Kymel15
Kymel15

Reputation: 15

Get the children of a given parent

I have a set of numbers: 1,2,4,8,16,32,64,etc.

Now given a number let say 44, I have to identify that it has children 32, 8 and 4. (32 + 8 + 4 = 44)

What I have so far is the following code:

   public static long[] GetBTreeChildren(long? parentMask)
    {            
        var branches = new List<long>();
        if (parentMask == null) return branches.ToArray();

        double currentValue = (double)parentMask;            

        while (currentValue > 0D)
        {
            double power = Math.Floor(Math.Log(currentValue, 2.0D));

            double exponentResult = Math.Pow(2, power);

            branches.Add((long)exponentResult);

            currentValue -= exponentResult;
        }

        return branches.ToArray();
    }

But the code above is not working when a given number is very large (e.g. 36028797018963967)

I am using VS2012 (C#).

Upvotes: 0

Views: 58

Answers (1)

i Code 4 Food
i Code 4 Food

Reputation: 2154

The reason it does not work for very large numbers, is because you are using double data types, which are limited in precision (about 16 digits).

Instead of using Math.Pow and Math.Log, everything you need can be done with simple, extremelly more efficient, bitwise operations.

public static long[] GetBTreeChildren(long? parentMask)
{            
    var branches = new List<long>();
    if (parentMask == null) return branches.ToArray();

    for(int i = 0; i < 63; ++i)
    {
        if( (parentMask & (1L << i)) != 0)
            branches.Add(1L << i);
    }            

    return branches.ToArray();
}

Basically, each bit is already a power of 2, which is what you are looking for.
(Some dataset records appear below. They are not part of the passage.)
@@ -232,6 +237,22 @@
 inline bool default_origin_elide() {
   const char *s = getenv("PUMITALLY_ORIGIN_ELIDE");
   return !s || atoi(s) != 0;
+}
+
+inline bool default_origin_echo() {
+  const char *s = getenv("PUMITALLY_ORIGIN_ECHO");
+  return s && atoi(s) != 0;
+}
+
+inline bool default_origin_owned() {
+  const char *s = getenv("PUMITALLY_ORIGIN_OWNED");
+  return s && atoi(s) != 0;
+}
+
+inline int default_origin_slices() {
+  const char *s = getenv("PUMITALLY_ORIGIN_SLICES");
+  const int k = s ? atoi(s) : 4;
+  return k < 1 ? 1 : (k > 8 ? 8 : k);
 }
 
 inline int default_origin_threads() {
diff --git a/csrc/core/origin_delta.cpp b/csrc/core/origin_delta.cpp
--- a/csrc/core/origin_delta.cpp
+++ b/csrc/core/origin_delta.cpp
@@ -136,30 +136,44 @@
   if (NT) store_fence();
 }
 
-}
-
-int64_t origin_delta_block(int64_t len, int nthreads) {
-  const int64_t t = origin_delta_clamp_threads(nthreads);
-  const int64_t b = (len + 4 * t - 1) / (4 * t);
-  return std::max<int64_t>(1, std::min(b, kMaxBlock));
-}
-
-int64_t origin_delta_patch_capacity(int64_t len, int nthreads) {
-  if (len <= 0) return 0;
-  const int64_t block = origin_delta_block(len, nthreads);
-  const int64_t full = len / block, tail = len % block;
-  return full * seg_capacity(block) + (tail ? seg_capacity(tail) : 0);
-}
-
-OriginDeltaResult origin_delta_pass(OriginDeltaPool &pool,
-                                    const double *origin, const double *dest,
-                                    double *shadow, int64_t lo, int64_t hi,
-                                    int32_t *patch_idx, double *patch_xyz,
-                                    bool nontemporal) {
+constexpr int64_t kCompareTile = 64;
+
+inline uint64_t xor_or(const double *a, const double *b, int64_t nw) {
+  uint64_t acc = 0;
+  for (int64_t k = 0; k < nw; ++k) acc |= load_bits(a + k) ^ load_bits(b + k);
+  return acc;
+}
+
+int64_t compare_part(const double *origin, const double *shadow, int64_t lo,
+                     int64_t hi, int32_t *pidx, double *pxyz, int64_t cap) {
+  int64_t count = 0;
+  for (int64_t t = lo; t < hi; t += kCompareTile) {
+    const int64_t te = std::min(hi, t + kCompareTile);
+    if (!xor_or(origin + t * 3, shadow + t * 3, (te - t) * 3)) continue;
+    for (int64_t i = t; i < te; ++i) {
+      const double *o = origin + i * 3;
+      const double *s = shadow + i * 3;
+      const uint64_t diff = (load_bits(o) ^ load_bits(s)) |
+                            (load_bits(o + 1) ^ load_bits(s + 1)) |
+                            (load_bits(o + 2) ^ load_bits(s + 2));
+      if (diff) {
+        if (count < cap) {
+          pidx[count] = (int32_t)i;
+          pxyz[count * 3] = o[0];
+          pxyz[count * 3 + 1] = o[1];
+          pxyz[count * 3 + 2] = o[2];
+        }
+        ++count;
+      }
+    }
+  }
+  return count;
+}
+
+OriginDeltaResult segment_layout(int64_t len, int nthreads) {
   OriginDeltaResult r;
-  const int64_t len = hi - lo;
   if (len <= 0) return r;
-  r.block = origin_delta_block(len, pool.nthreads());
+  r.block = origin_delta_block(len, nthreads);
   r.nsegs = (len + r.block - 1) / r.block;
   r.seg_off.resize(r.nsegs);
   r.seg_cap.resize(r.nsegs);
@@ -169,6 +183,63 @@
     r.seg_off[b] = b * seg_capacity(r.block);
     r.seg_cap[b] = seg_capacity(blen);
   }
+  return r;
+}
+
+template <class Body>
+void run_blocks_owned(OriginDeltaPool &pool, int64_t nblocks, Body body) {
+  struct alignas(64) Cursor {
+    std::atomic<int64_t> next{0};
+    int64_t end = 0;
+  };
+  const int nt = pool.nthreads();
+  std::vector<Cursor> cur(nt);
+  for (int t = 0; t < nt; ++t) {
+    cur[t].next.store(nblocks * t / nt, std::memory_order_relaxed);
+    cur[t].end = nblocks * (t + 1) / nt;
+  }
+  const std::function<void(int)> job = [&](int t) {
+    for (int k = 0; k < nt; ++k) {
+      Cursor &c = cur[(t + k) % nt];
+      for (;;) {
+        const int64_t b = c.next.fetch_add(1, std::memory_order_relaxed);
+        if (b >= c.end) break;
+        body(b);
+      }
+    }
+  };
+  pool.run(job);
+}
+
+void sum_segments(OriginDeltaResult &r) {
+  for (int64_t b = 0; b < r.nsegs; ++b) {
+    r.changed += r.seg_count[b];
+    if (r.seg_count[b] > r.seg_cap[b]) r.overflow = true;
+  }
+}
+
+}
+
+int64_t origin_delta_block(int64_t len, int nthreads) {
+  const int64_t t = origin_delta_clamp_threads(nthreads);
+  const int64_t b = (len + 4 * t - 1) / (4 * t);
+  return std::max<int64_t>(1, std::min(b, kMaxBlock));
+}
+
+int64_t origin_delta_patch_capacity(int64_t len, int nthreads) {
+  if (len <= 0) return 0;
+  const int64_t block = origin_delta_block(len, nthreads);
+  const int64_t full = len / block, tail = len % block;
+  return full * seg_capacity(block) + (tail ? seg_capacity(tail) : 0);
+}
+
+OriginDeltaResult origin_delta_pass(OriginDeltaPool &pool,
+                                    const double *origin, const double *dest,
+                                    double *shadow, int64_t lo, int64_t hi,
+                                    int32_t *patch_idx, double *patch_xyz,
+                                    bool nontemporal) {
+  OriginDeltaResult r = segment_layout(hi - lo, pool.nthreads());
+  if (r.nsegs == 0) return r;
   std::atomic<int64_t> next{0};
   const std::function<void(int)> job = [&](int) {
     for (;;) {
@@ -187,10 +258,62 @@
     }
   };
   pool.run(job);
-  for (int64_t b = 0; b < r.nsegs; ++b) {
-    r.changed += r.seg_count[b];
-    if (r.seg_count[b] > r.seg_cap[b]) r.overflow = true;
-  }
+  sum_segments(r);
+  return r;
+}
+
+OriginDeltaResult origin_delta_pass_owned(OriginDeltaPool &pool,
+                                          const double *origin,
+                                          const double *dest, double *shadow,
+                                          int64_t lo, int64_t hi,
+                                          int32_t *patch_idx,
+                                          double *patch_xyz) {
+  OriginDeltaResult r = segment_layout(hi - lo, pool.nthreads());
+  if (r.nsegs == 0) return r;
+  run_blocks_owned(pool, r.nsegs, [&](int64_t b) {
+    const int64_t a = lo + b * r.block;
+    const int64_t e = std::min(hi, a + r.block);
+    r.seg_count[b] = delta_part<false>(origin, dest, shadow, a, e,
+                                       patch_idx + r.seg_off[b],
+                                       patch_xyz + r.seg_off[b] * 3,
+                                       r.seg_cap[b]);
+  });
+  sum_segments(r);
+  return r;
+}
+
+void origin_delta_seed_owned(OriginDeltaPool &pool, const double *dest,
+                             double *shadow, int64_t lo, int64_t hi) {
+  const int64_t len = hi - lo;
+  if (len <= 0) return;
+  const int64_t block = origin_delta_block(len, pool.nthreads());
+  run_blocks_owned(pool, (len + block - 1) / block, [&](int64_t b) {
+    const int64_t a = lo + b * block;
+    copy_part<false>(dest, shadow, a, std::min(hi, a + block));
+  });
+}
+
+OriginDeltaResult origin_delta_compare(OriginDeltaPool &pool,
+                                       const double *origin,
+                                       const double *shadow, int64_t lo,
+                                       int64_t hi, int32_t *patch_idx,
+                                       double *patch_xyz) {
+  OriginDeltaResult r = segment_layout(hi - lo, pool.nthreads());
+  if (r.nsegs == 0) return r;
+  std::atomic<int64_t> next{0};
+  const std::function<void(int)> job = [&](int) {
+    for (;;) {
+      const int64_t b = next.fetch_add(1, std::memory_order_relaxed);
+      if (b >= r.nsegs) return;
+      const int64_t a = lo + b * r.block;
+      const int64_t e = std::min(hi, a + r.block);
+      r.seg_count[b] =
+          compare_part(origin, shadow, a, e, patch_idx + r.seg_off[b],
+                       patch_xyz + r.seg_off[b] * 3, r.seg_cap[b]);
+    }
+  };
+  pool.run(job);
+  sum_segments(r);
   return r;
 }
 
diff --git a/csrc/core/origin_delta.h b/csrc/core/origin_delta.h
--- a/csrc/core/origin_delta.h
+++ b/csrc/core/origin_delta.h
@@ -55,6 +55,21 @@
                                     int32_t *patch_idx, double *patch_xyz,
                                     bool nontemporal = false);
 
+OriginDeltaResult origin_delta_pass_owned(OriginDeltaPool &pool,
+                                          const double *origin,
+                                          const double *dest, double *shadow,
+                                          int64_t lo, int64_t hi,
+                                          int32_t *patch_idx,
+                                          double *patch_xyz);
+void origin_delta_seed_owned(OriginDeltaPool &pool, const double *dest,
+                             double *shadow, int64_t lo, int64_t hi);
+
+OriginDeltaResult origin_delta_compare(OriginDeltaPool &pool,
+                                       const double *origin,
+                                       const double *shadow, int64_t lo,
+                                       int64_t hi, int32_t *patch_idx,
+                                       double *patch_xyz);
+
 void origin_delta_compact(const OriginDeltaResult &r, int32_t *patch_idx,
                           double *patch_xyz);
 
diff --git a/csrc/hip/engine_gpu.hip b/csrc/hip/engine_gpu.hip
--- a/csrc/hip/engine_gpu.hip
+++ b/csrc/hip/engine_gpu.hip
@@ -716,6 +716,9 @@
     s_comp_.create();
     for (auto &ev : copy_ev_) ev.create();
     for (auto &ev : kernels_done_) ev.create();
+    for (auto &ev : dest_read_) ev.create();
+    for (auto &ev : echo_done_) ev.create();
+    for (auto &ev : slice_up_) ev.create();
     if (collision_tallies) {
       s_score_.create();
       score_copied_.create();
@@ -775,9 +778,9 @@
     PT_HIP_CHECK(
         hipMemset(d_lostrec_, 0, kMaxLostRecords * 4 * sizeof(double)));
 
+    for (auto &d : d_dest_) d.allocate(n_ * 3);
     for (int p = 0; p < 2; ++p) {
       d_origin_[p].allocate(n_ * 3);
-      d_dest_[p].allocate(n_ * 3);
       d_flying_[p].allocate(n_);
       d_weights_[p].allocate(n_);
       if (ngroups > 1) d_groups_[p].allocate(n_);
@@ -811,6 +814,9 @@
     origin_elide = default_origin_elide();
     origin_threads = default_origin_threads();
     origin_chunk = default_origin_chunk();
+    origin_echo = default_origin_echo();
+    origin_slices = default_origin_slices();
+    origin_owned = default_origin_owned();
     const Vec3 c0 = mesh_.nelems > 0 ? mesh_.centroid(0) : Vec3{0, 0, 0};
     k_init_particles<<<grid_blocks(n_), kBlock, 0, s_comp_>>>(
         d_pos_, d_elem_, d_escaped_, d_s2c_, n_, c0.x, c0.y, c0.z);
@@ -850,36 +856,60 @@
     PT_HIP_CHECK(hipSetDevice(device_));
     const int steps = max_steps > 0 ? max_steps : default_max_steps(mesh_);
     const int p = (int)(parity_++ & 1);
+    const int b = (int)(dest_rot_++ % kDestBuffers);
     PT_HIP_CHECK(hipStreamWaitEvent(s_copy_, kernels_done_[p], 0));
+    PT_HIP_CHECK(hipStreamWaitEvent(s_copy_, dest_read_[b], 0));
+    PT_HIP_CHECK(hipStreamWaitEvent(s_copy_, echo_done_[b], 0));
     if (responses && !d_resp_[p]) d_resp_[p].allocate(n_ * nscores);
     const bool probe = origin && origin_elide && n > 0 && elide_skip_ == 0;
-    if (probe && shadow_valid_) {
-      stage_elided(p, origin, dest, flying, weights, groups, responses, n);
+    const double *d_org = origin ? d_origin_[p].get() : nullptr;
+    int in_place = -1;
+    if (probe && shadow_buf_ >= 0 && shadow_echoed_ == origin_echo) {
+      const int prev = shadow_buf_;
+      if (!stage_elided(p, b, prev, origin, dest, flying, weights, groups,
+                        responses, n)) {
+        d_org = d_dest_[prev];
+        in_place = prev;
+      }
     } else {
       if (origin) {
         stage(origin, n * 3 * sizeof(double), d_origin_[p], s_copy_);
         stats_.origin_bytes_uploaded += n * 3 * (int64_t)sizeof(double);
       }
-      stage_inputs(p, dest, flying, weights, groups, responses, n);
-      shadow_valid_ = false;
+      shadow_buf_ = -1;
+      stage_inputs(p, b, dest, flying, weights, groups, responses, n,
+                   probe && origin_echo);
       if (probe) {
-        ensure_elide_host(n);
-        const auto t0 = std::chrono::steady_clock::now();
-        origin_delta_seed(*delta_pool_, dest, shadow_.get(), 0, n,
-                          false);
-        stats_.origin_pass_seconds += seconds_since(t0);
-        shadow_valid_ = true;
+        if (!origin_echo) {
+          ensure_elide_host(n);
+          const auto t0 = std::chrono::steady_clock::now();
+          const int64_t chunk = elide_chunk(n);
+          for (int64_t lo = 0; lo < n; lo += chunk) {
+            const int64_t hi = std::min(n, lo + chunk);
+            if (origin_owned)
+              origin_delta_seed_owned(*delta_pool_, dest, shadow_.get(), lo,
+                                      hi);
+            else
+              origin_delta_seed(*delta_pool_, dest, shadow_.get(), lo, hi,
+                                false);
+          }
+          stats_.origin_pass_seconds += seconds_since(t0);
+        }
+        shadow_buf_ = b;
+        shadow_echoed_ = origin_echo;
       } else if (origin && origin_elide && elide_skip_ > 0) {
         --elide_skip_;
       }
     }
     PT_HIP_CHECK(hipEventRecord(copy_ev_[p], s_copy_));
     PT_HIP_CHECK(hipStreamWaitEvent(s_comp_, copy_ev_[p], 0));
-    launch_move_chunks(origin ? d_origin_[p] : nullptr, d_dest_[p],
-                       d_flying_[p], d_weights_[p],
+    launch_move_chunks(d_org, d_dest_[b], d_flying_[p], d_weights_[p],
                        groups ? d_groups_[p] : nullptr,
                        responses ? d_resp_[p] : nullptr, n, steps);
     PT_HIP_CHECK(hipEventRecord(kernels_done_[p], s_comp_));
+    PT_HIP_CHECK(hipEventRecord(dest_read_[b], s_comp_));
+    if (in_place >= 0)
+      PT_HIP_CHECK(hipEventRecord(dest_read_[in_place], s_comp_));
     maybe_resort();
     PT_HIP_CHECK(hipStreamSynchronize(s_copy_));
     stats_.moves++;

By doing (long) 1 << i you are shifting the first bit to the i'th power of 2. You can adapt the code above to be more similar to yours, and slightly more efficient, by instead of iterating over i, simply shifting parentMask's bits to the right, but then you must be aware of what would happen to negative numbers, and how logical shifts differ from arithmetic shifts.